W tym sezonie Gareth Bale dla Realu Madryt rozegrał zaledwie trzy mecze. Po raz ostatni w trykocie Królewskich zagrał 28 września. Od tego czasu leczył kontuzję mięśniową, co nie przeszkadzało mu jednak w występach dla reprezentacji Walii. To właśnie na zgrupowaniach nabawiał się kolejnych urazów.
Nie od dziś wiadomo, że skrzydłowy Realu jest bardzo podatny na kontuzje. 13 listopada zagrał w meczu Walijczyków z Białorusią (5:1), a następnie znów pauzował. Tym razem z powodu urazu łydki.

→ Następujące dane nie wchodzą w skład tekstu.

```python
def graph_to_csr(n_node, graph):
    deg = np.fromiter((len(graph.get(v, ())) for v in range(n_node)), dtype=np.int64, count=n_node)
    rowptr = np.zeros(n_node + 1, dtype=np.int64)
    np.cumsum(deg, out=rowptr[1:])
    col = np.empty(int(rowptr[-1]), dtype=np.int32)
    for v in range(n_node):
        lst = graph.get(v)
# ... 403 lines not shown
        ms = ctypes.c_double()
        self._ck(lib.gg_topk_scores(self._ctx, which, _ptr(rows_a), n_rows, k, {"fp32": 0, "bf16": 1}[precision], int(bool(exclude)),
                                    _ptr(col), _ptr(score), ctypes.byref(ms)))
        return dict(col=col, score=score, kernel_ms=ms.value)

    def graph_softmax(self, slots, for_d=False, nodes=None, q3_store=False):
        slots_a = np.asarray(slots)
        if slots_a.ndim != 1 or (slots_a.size and not np.issubdtype(slots_a.dtype, np.integer)):
            raise ValueError("graph_softmax: slots must be a 1-d array of integers")
        slots_a = _i32(slots_a)
        R = len(self.tree_roots)
        if slots_a.size and (int(slots_a.min()) < 0 or int(slots_a.max()) >= R):
            raise ValueError("graph_softmax: slot outside [0, %d)" % R)
        ns = len(slots_a)
        flags = (_lib.GG_GS_FOR_D if for_d else 0) | (_lib.GG_GS_Q3_STORE if q3_store else 0)
        abort = np.zeros(ns, dtype=np.float32)
        ms = ctypes.c_double()
        if nodes is None:
            logp = np.empty((ns, self.n_node), dtype=np.float32)
            self._ck(lib.gg_graph_softmax(self._ctx, _ptr(slots_a), ns, flags, _ptr(logp), None, None, None, _ptr(abort), ctypes.byref(ms)))
            self.last_graph_softmax_ms = ms.value
            return logp, abort
        per_slot = isinstance(nodes, list)
        if per_slot:
            if len(nodes) != ns:
                raise ValueError("graph_softmax: %d node lists for %d slots" % (len(nodes), ns))
            lists = [np.asarray(x).reshape(-1) for x in nodes]
            off = np.zeros(ns + 1, dtype=np.int64)
            np.cumsum([len(x) for x in lists], out=off[1:])
            flat = np.concatenate(lists) if lists else np.zeros(0, np.int64)
        else:
            if not (isinstance(nodes, tuple) and len(nodes) == 2):
                raise ValueError("graph_softmax: nodes must be a list of per-slot arrays or a tuple (flat node ids, offsets)")
            flat, off = np.asarray(nodes[0]).reshape(-1), np.asarray(nodes[1]).reshape(-1)
            if len(off) != ns + 1 or (len(off) and (off[0] != 0 or off[-1] != len(flat) or np.any(np.diff(off) < 0))):
                raise ValueError("graph_softmax: offsets must be [n_slots + 1], monotone, from 0 to len(nodes)")
            off = np.ascontiguousarray(off, dtype=np.int64)
        if flat.size and (not np.issubdtype(flat.dtype, np.integer) or int(flat.min()) < 0 or int(flat.max()) >= self.n_node):
            raise ValueError("graph_softmax: node id outside [0, %d)" % self.n_node)
        flat = _i32(flat)
        q = np.empty(len(flat), dtype=np.float32)
        self._ck(lib.gg_graph_softmax(self._ctx, _ptr(slots_a), ns, flags, None, _ptr(off), _ptr(flat), _ptr(q), _ptr(abort), ctypes.byref(ms)))
        self.last_graph_softmax_ms = ms.value
        if per_slot:
            return [q[off[k]:off[k + 1]] for k in range(ns)], abort
        return q, abort

    def _nc_args(self, fn, nodes, which, n_class, labels=None):
        if which not in (0, 1):
            raise ValueError("%s: which must be 0 (generator) or 1 (discriminator), got %r" % (fn, which))
        if isinstance(n_class, bool) or int(n_class) != n_class or not 2 <= int(n_class) <= 128:
            raise ValueError("%s: n_class must be an integer in [2, 128], got %r" % (fn, n_class))
        nodes_a = np.asarray(nodes)
        if nodes_a.ndim != 1 or nodes_a.size == 0 or not np.issubdtype(nodes_a.dtype, np.integer):
            raise ValueError("%s: nodes must be a non-empty 1-d array of integers" % fn)
        if int(nodes_a.min()) < 0 or int(nodes_a.max()) >= self.n_node:
            raise ValueError("%s: node id outside [0, %d)" % (fn, self.n_node))
        if labels is None:
            return _i32(nodes_a), None
        labels_a = np.asarray(labels)
        if labels_a.shape != nodes_a.shape or not np.issubdtype(labels_a.dtype, np.integer):
            raise ValueError("%s: labels must be integers, one per node" % fn)
        if int(labels_a.min()) < 0 or int(labels_a.max()) >= int(n_class):
            raise ValueError("%s: label outside [0, n_class = %d)" % (fn, int(n_class)))
        return _i32(nodes_a), _i32(labels_a)

    def _nc_params(self, fn, W, b):
        W = np.ascontiguousarray(W, dtype=np.float32)
        b = np.ascontiguousarray(b, dtype=np.float32)
        if W.ndim != 2 or W.shape[1] != self.n_emb or b.shape != (W.shape[0],):
            raise ValueError("%s: W must be [n_class, %d] and b [n_class], got %r and %r" % (fn, self.n_emb, W.shape, b.shape))
        return W, b

    def classifier_lossgrad(self, nodes, labels, W, b, which=0, l2=0.0):
        W, b = self._nc_params("classifier_lossgrad", W, b)
        C = int(W.shape[0])
        nodes_a, labels_a = self._nc_args("classifier_lossgrad", nodes, which, C, labels)
        loss = np.zeros(1, dtype=np.float32)
        gW = np.empty_like(W)
        gb = np.empty_like(b)
        self._ck(lib.gg_classifier_lossgrad(self._ctx, which, _ptr(nodes_a), _ptr(labels_a), len(nodes_a), C, _ptr(W), _ptr(b), float(l2),
                                            _ptr(loss), _ptr(gW), _ptr(gb)))
        return dict(loss=float(loss[0]), gW=gW, gb=gb)

    def classifier_fit(self, nodes, labels, n_class, which=0, iters=200, lr=0.05, l2=1e-4, W=None, b=None):
        nodes_a, labels_a = self._nc_args("classifier_fit", nodes, which, n_class, labels)
        C = int(n_class)
        if isinstance(iters, bool) or int(iters) != iters or int(iters) < 1:
            raise ValueError("classifier_fit: iters must be an integer >= 1, got %r" % (iters,))
        if not (np.isfinite(lr) and lr > 0) or not (np.isfinite(l2) and l2 >= 0):
            raise ValueError("classifier_fit: lr must be > 0 and l2 >= 0, got %r and %r" % (lr, l2))
        if (W is None) != (b is None):
            raise ValueError("classifier_fit: give both W and b, or neither")
        if W is None:
            W, b = np.zeros((C, self.n_emb), dtype=np.float32), np.zeros(C, dtype=np.float32)
        else:
            W, b = self._nc_params("classifier_fit", W, b)
            if W.shape[0] != C:
                raise ValueError("classifier_fit: W has %d rows, n_class is %d" % (W.shape[0], C))
            W, b = W.copy(), b.copy()
        loss = np.empty(int(iters), dtype=np.float32)
        ms = ctypes.c_double()
        self._ck(lib.gg_classifier_fit(self._ctx, which, _ptr(nodes_a), _ptr(labels_a), len(nodes_a), C, int(iters), float(lr), float(l2),
                                       _ptr(W), _ptr(b), _ptr(loss), ctypes.byref(ms)))
        return dict(W=W, b=b, loss=loss, ms=ms.value)

    def classifier_predict(self, nodes, W, b, which=0, logits=False):
        W, b = self._nc_params("classifier_predict", W, b)
        C = int(W.shape[0])
        nodes_a, _ = self._nc_args("classifier_predict", nodes, which, C)
        pred = np.empty(len(nodes_a), dtype=np.int32)
        z = np.empty((len(nodes_a), C), dtype=np.float32) if logits else None
        self._ck(lib.gg_classifier_predict(self._ctx, which, _ptr(nodes_a), len(nodes_a), C, _ptr(W), _ptr(b), _ptr(pred), _ptr(z)))
        return (pred, z) if logits else pred

    def get_embeddings(self, which):
        out = np.zeros((self.n_node, self.n_emb), dtype=np.float32)
        self._ck(lib.gg_get_embeddings(self._ctx, which, _ptr(out)))
        return out

    def write_embeddings(self, which, path, n_threads=0):
        self._ck(lib.gg_write_embeddings(self._ctx, which, str(path).encode(), n_threads))

    def write_embeddings_bin(self, which, path):
        self._ck(lib.gg_write_embeddings_bin(self._ctx, which, str(path).encode()))

    def edge_scores(self, which, u, v):
        u, v = _i32(u), _i32(v)
        out = np.zeros(len(u), dtype=np.float64)
        self._ck(lib.gg_edge_scores(self._ctx, which, _ptr(u), _ptr(v), len(u), _ptr(out)))
        return out

    def get_bias(self, which):
        out = np.zeros(self.n_node, dtype=np.float32)
        self._ck(lib.gg_get_bias(self._ctx, which, _ptr(out)))
        return out

    def set_embeddings(self, which, emb):
        emb = np.ascontiguousarray(emb, dtype=np.float32)
        assert emb.shape == (self.n_node, self.n_emb)
        self._ck(lib.gg_set_embeddings(self._ctx, which, _ptr(emb)))

    def set_bias(self, which, bias):
        bias = np.ascontiguousarray(bias, dtype=np.float32)
        assert bias.shape == (self.n_node,)
        self._ck(lib.gg_set_bias(self._ctx, which, _ptr(bias)))

    def save_state(self, path):
        self._ck(lib.gg_save_state(self._ctx, path.encode()))

    def load_state(self, path):
        self._ck(lib.gg_load_state(self._ctx, path.encode()))

    def counters(self):
        c = GGCounters()
        self._ck(lib.gg_get_counters(self._ctx, ctypes.byref(c)))
        return {k: getattr(c, k) for k, _ in GGCounters._fields_ if k != "reserved"}

    def set_profiling(self, every_n):
        self._ck(lib.gg_set_profiling(self._ctx, int(every_n)))

    def set_profiling_solo(self, solo):
        self._ck(lib.gg_set_profiling_solo(self._ctx, int(bool(solo))))

    def synchronize(self):
        self._ck(lib.gg_synchronize(self._ctx))

    @staticmethod
    def comm_unique_id():
        buf = (ctypes.c_char * 128)()
        check(lib.gg_comm_unique_id(buf))
        return bytes(buf)

    def comm_init(self, unique_id, rank, world):
        buf = (ctypes.c_char * 128).from_buffer_copy(unique_id)
        self._ck(lib.gg_comm_init(self._ctx, buf, rank, world))

    def comm_stats(self):
        out = np.zeros(8, dtype=np.int64)
        self._ck(lib.gg_comm_stats_ex(self._ctx, _ptr(out)))
        return dict(sparse_steps=int(out[0] + out[1]), dense_steps=int(out[2]), bytes_sent=int(out[3]), world=int(out[4]),
                    pack_steps=int(out[0]), owner_steps=int(out[1]), bf16_rows=bool(out[5]))

    def comm_barrier(self):
        self._ck(lib.gg_comm_barrier(self._ctx))
```

Baseline: 633.7 million.

## Apply optimizer inline for rows touched exactly once, bypassing staging

Rows whose occurrence count is one are no longer staged. The step kernels apply the Adam or SGD update to them directly, writing E/bias, the moments and the cleared count in place, which removes their staging writes and their later pass through the staged optimizer. The staged optimizer kernel also prefetches the next segment entry and the E/m/v rows before reducing gradients. Per-pass stage statistics counters are added. The fast path is on by default (with an env switch to disable) and off for replicated or comm setups. It adds branching and register pressure to the hot step kernels.

```diff
diff --git a/graphgan_amd/csrc/gg_api.hip b/graphgan_amd/csrc/gg_api.hip
--- a/graphgan_amd/csrc/gg_api.hip
+++ b/graphgan_amd/csrc/gg_api.hip
@@ -375,6 +375,7 @@
     if (const char *nc = getenv("GG_NO_DIST_CACHE")) ctx->dc_enabled = atoi(nc) == 0;
     if (const char *ft = getenv("GG_FIN_THRESHOLD")) ctx->fin_threshold = std::max(0, atoi(ft));
     if (const char *st = getenv("GG_STAGE_T")) ctx->sg_threshold = std::max(0, atoi(st));
+    if (const char *ns = getenv("GG_NO_SINGLE_ROWS")) ctx->single_rows = atoi(ns) == 0;
     if (const char *ws = getenv("GG_WALK_SPLIT")) ctx->split_enabled = atoi(ws) != 0;
     if (const char *em = getenv("GG_ES_MODE")) ctx->es_mode = std::min(2, std::max(0, atoi(em)));
     if (const char *er = getenv("GG_ES_RATIO")) ctx->es_ratio_num = std::max(1, atoi(er));
diff --git a/graphgan_amd/csrc/gg_internal.h b/graphgan_amd/csrc/gg_internal.h
--- a/graphgan_amd/csrc/gg_internal.h
+++ b/graphgan_amd/csrc/gg_internal.h
@@ -193,6 +193,7 @@
     int32_t g_slots_stride = 0;
     int32_t *sg_cnt_active = nullptr;
     bool sg_active = false;
+    bool single_rows = true;
     int sg_threshold = 64;
 
     unsigned long long *dev_ctr = nullptr;
@@ -255,7 +256,7 @@
 int device_exclusive_scan(gg_ctx *ctx, const int32_t *cnt, int64_t *ptr, int64_t n);
 int ensure_g_pairs(gg_ctx *ctx);
 int device_compact_flags(gg_ctx *ctx, const int32_t *flag, int64_t n, int32_t *list, int64_t *total_out);
-int device_segment_rows(gg_ctx *ctx, const int32_t *cnt, int64_t n, int T, int32_t *off, int4 *list, int64_t *totals, hipStream_t stream = nullptr,
+int device_segment_rows(gg_ctx *ctx, const int32_t *cnt, int64_t n, int lo, int T, int32_t *off, int4 *list, int64_t *totals, hipStream_t stream = nullptr,
                         DevBuf *scratch = nullptr);
 
 int alloc_trees(gg_ctx *ctx, const int32_t *roots, int32_t n_roots, const int64_t *node_counts, const int64_t *root_children, int64_t extra_nodes = 0);
diff --git a/graphgan_amd/csrc/prepare.hip b/graphgan_amd/csrc/prepare.hip
--- a/graphgan_amd/csrc/prepare.hip
+++ b/graphgan_amd/csrc/prepare.hip
@@ -149,24 +149,27 @@
     return GG_OK;
 }
 
-__global__ __launch_bounds__(SCAN_THREADS) void seg_tile_sums(const int32_t *cnt, int64_t n, int T, int64_t *tile_rows, int64_t *tile_occ) {
+__global__ __launch_bounds__(SCAN_THREADS) void seg_tile_sums(const int32_t *cnt, int64_t n, int lo, int T, int64_t *tile_rows, int64_t *tile_occ, int64_t *singles) {
     __shared__ int64_t sh[SCAN_THREADS / 64];
     const int64_t base = (int64_t)blockIdx.x * SCAN_TILE + (int64_t)threadIdx.x * SCAN_ITEMS;
-    int64_t rows = 0, occ = 0;
+    int64_t rows = 0, occ = 0, one = 0;
 #pragma unroll
     for (int i = 0; i < SCAN_ITEMS; ++i)
         if (base + i < n) {
             const int c = cnt[base + i];
-            if (c > 0 && c <= T) { rows += 1; occ += c; }
+            if (c >= lo && c <= T) { rows += 1; occ += c; }
+            if (c == 1 && lo > 1) one += 1;
         }
     int64_t tot;
+    (void)block_excl_scan(one, &tot, sh);
+    if (threadIdx.x == 0 && tot) atomicAdd((unsigned long long *)singles, (unsigned long long)tot);
     (void)block_excl_scan(rows, &tot, sh);
     if (threadIdx.x == 0) tile_rows[blockIdx.x] = tot;
     (void)block_excl_scan(occ, &tot, sh);
     if (threadIdx.x == 0) tile_occ[blockIdx.x] = tot;
 }
 
-__global__ __launch_bounds__(SCAN_THREADS) void seg_apply(const int32_t *cnt, int64_t n, int T, const int64_t *tile_rows, const int64_t *tile_occ,
+__global__ __launch_bounds__(SCAN_THREADS) void seg_apply(const int32_t *cnt, int64_t n, int lo, int T, const int64_t *tile_rows, const int64_t *tile_occ,
                                                           int32_t *off, int4 *list) {
     __shared__ int64_t sh[SCAN_THREADS / 64];
     const int64_t base = (int64_t)blockIdx.x * SCAN_TILE + (int64_t)threadIdx.x * SCAN_ITEMS;
@@ -175,7 +178,7 @@
 #pragma unroll
     for (int i = 0; i < SCAN_ITEMS; ++i) {
         const int v = base + i < n ? cnt[base + i] : 0;
-        c[i] = (v > 0 && v <= T) ? v : 0;
+        c[i] = (v >= lo && v <= T) ? v : 0;
         rows += c[i] ? 1 : 0;
         occ += c[i];
     }
@@ -191,15 +194,16 @@
         }
 }
 
-int device_segment_rows(gg_ctx *ctx, const int32_t *cnt, int64_t n, int T, int32_t *off, int4 *list, int64_t *totals, hipStream_t stream, DevBuf *scratch) {
+int device_segment_rows(gg_ctx *ctx, const int32_t *cnt, int64_t n, int lo, int T, int32_t *off, int4 *list, int64_t *totals, hipStream_t stream, DevBuf *scratch) {
     const int64_t tiles = (n + SCAN_TILE - 1) / SCAN_TILE;
     if (!scratch) scratch = &ctx->scan_tmp;
     if (!stream) stream = ctx->stream;
     GG_HIP(ctx, scratch->reserve(sizeof(int64_t) * (2 * tiles + 4)));
     int64_t *tr = scratch->as<int64_t>(), *to = tr + tiles + 1;
-    hipLaunchKernelGGL(seg_tile_sums, dim3((unsigned)tiles), dim3(SCAN_THREADS), 0, stream, cnt, n, T, tr, to);
+    GG_HIP(ctx, hipMemsetAsync(totals + 3, 0, sizeof(int64_t), stream));
+    hipLaunchKernelGGL(seg_tile_sums, dim3((unsigned)tiles), dim3(SCAN_THREADS), 0, stream, cnt, n, lo, T, tr, to, totals + 3);
     hipLaunchKernelGGL(scan_tile_offsets2, dim3(2), dim3(SCAN_THREADS), 0, stream, tr, to, tiles, totals, totals + 1);
-    hipLaunchKernelGGL(seg_apply, dim3((unsigned)tiles), dim3(SCAN_THREADS), 0, stream, cnt, n, T, tr, to, off, list);
+    hipLaunchKernelGGL(seg_apply, dim3((unsigned)tiles), dim3(SCAN_THREADS), 0, stream, cnt, n, lo, T, tr, to, off, list);
     GG_HIP(ctx, hipGetLastError());
     return GG_OK;
 }
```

To przelało czarę goryczy wśród kibiców Realu. Niektórzy z nich stracili cierpliwość i udali się pod ośrodek treningowy w Valdebebas. Cierpliwie czekali aż Bale wyjdzie z niego i słownie go zaatakowali.
ZOBACZ WIDEO: #dziejesiewsporcie: Messi sprzedaje luksusowy apartament. Zrobi niezły interes
Fani nie przebierali w słowach. Jak informuje "Marca", Bale nasłuchał się wulgarnych komentarzy na swój temat. "W****j" - krzyczeli kibice, a jeden z nich rzucił nawet drobnym przedmiotem w kierunku samochodu 32-latka.
Bale w Realu ma zostać do 30 czerwca 2022 roku. Właśnie tego dnia wygaśnie umowa Walijczyka z Królewskimi. Póki co nie toczą się rozmowy dotyczące przedłużenia umowy i niewiele wskazuje na to, by ten stan się zmienił.
Czytaj także:
Piątek odbył poważną rozmowę z trenerem. "Wcześniej było dużo negatywnych słów"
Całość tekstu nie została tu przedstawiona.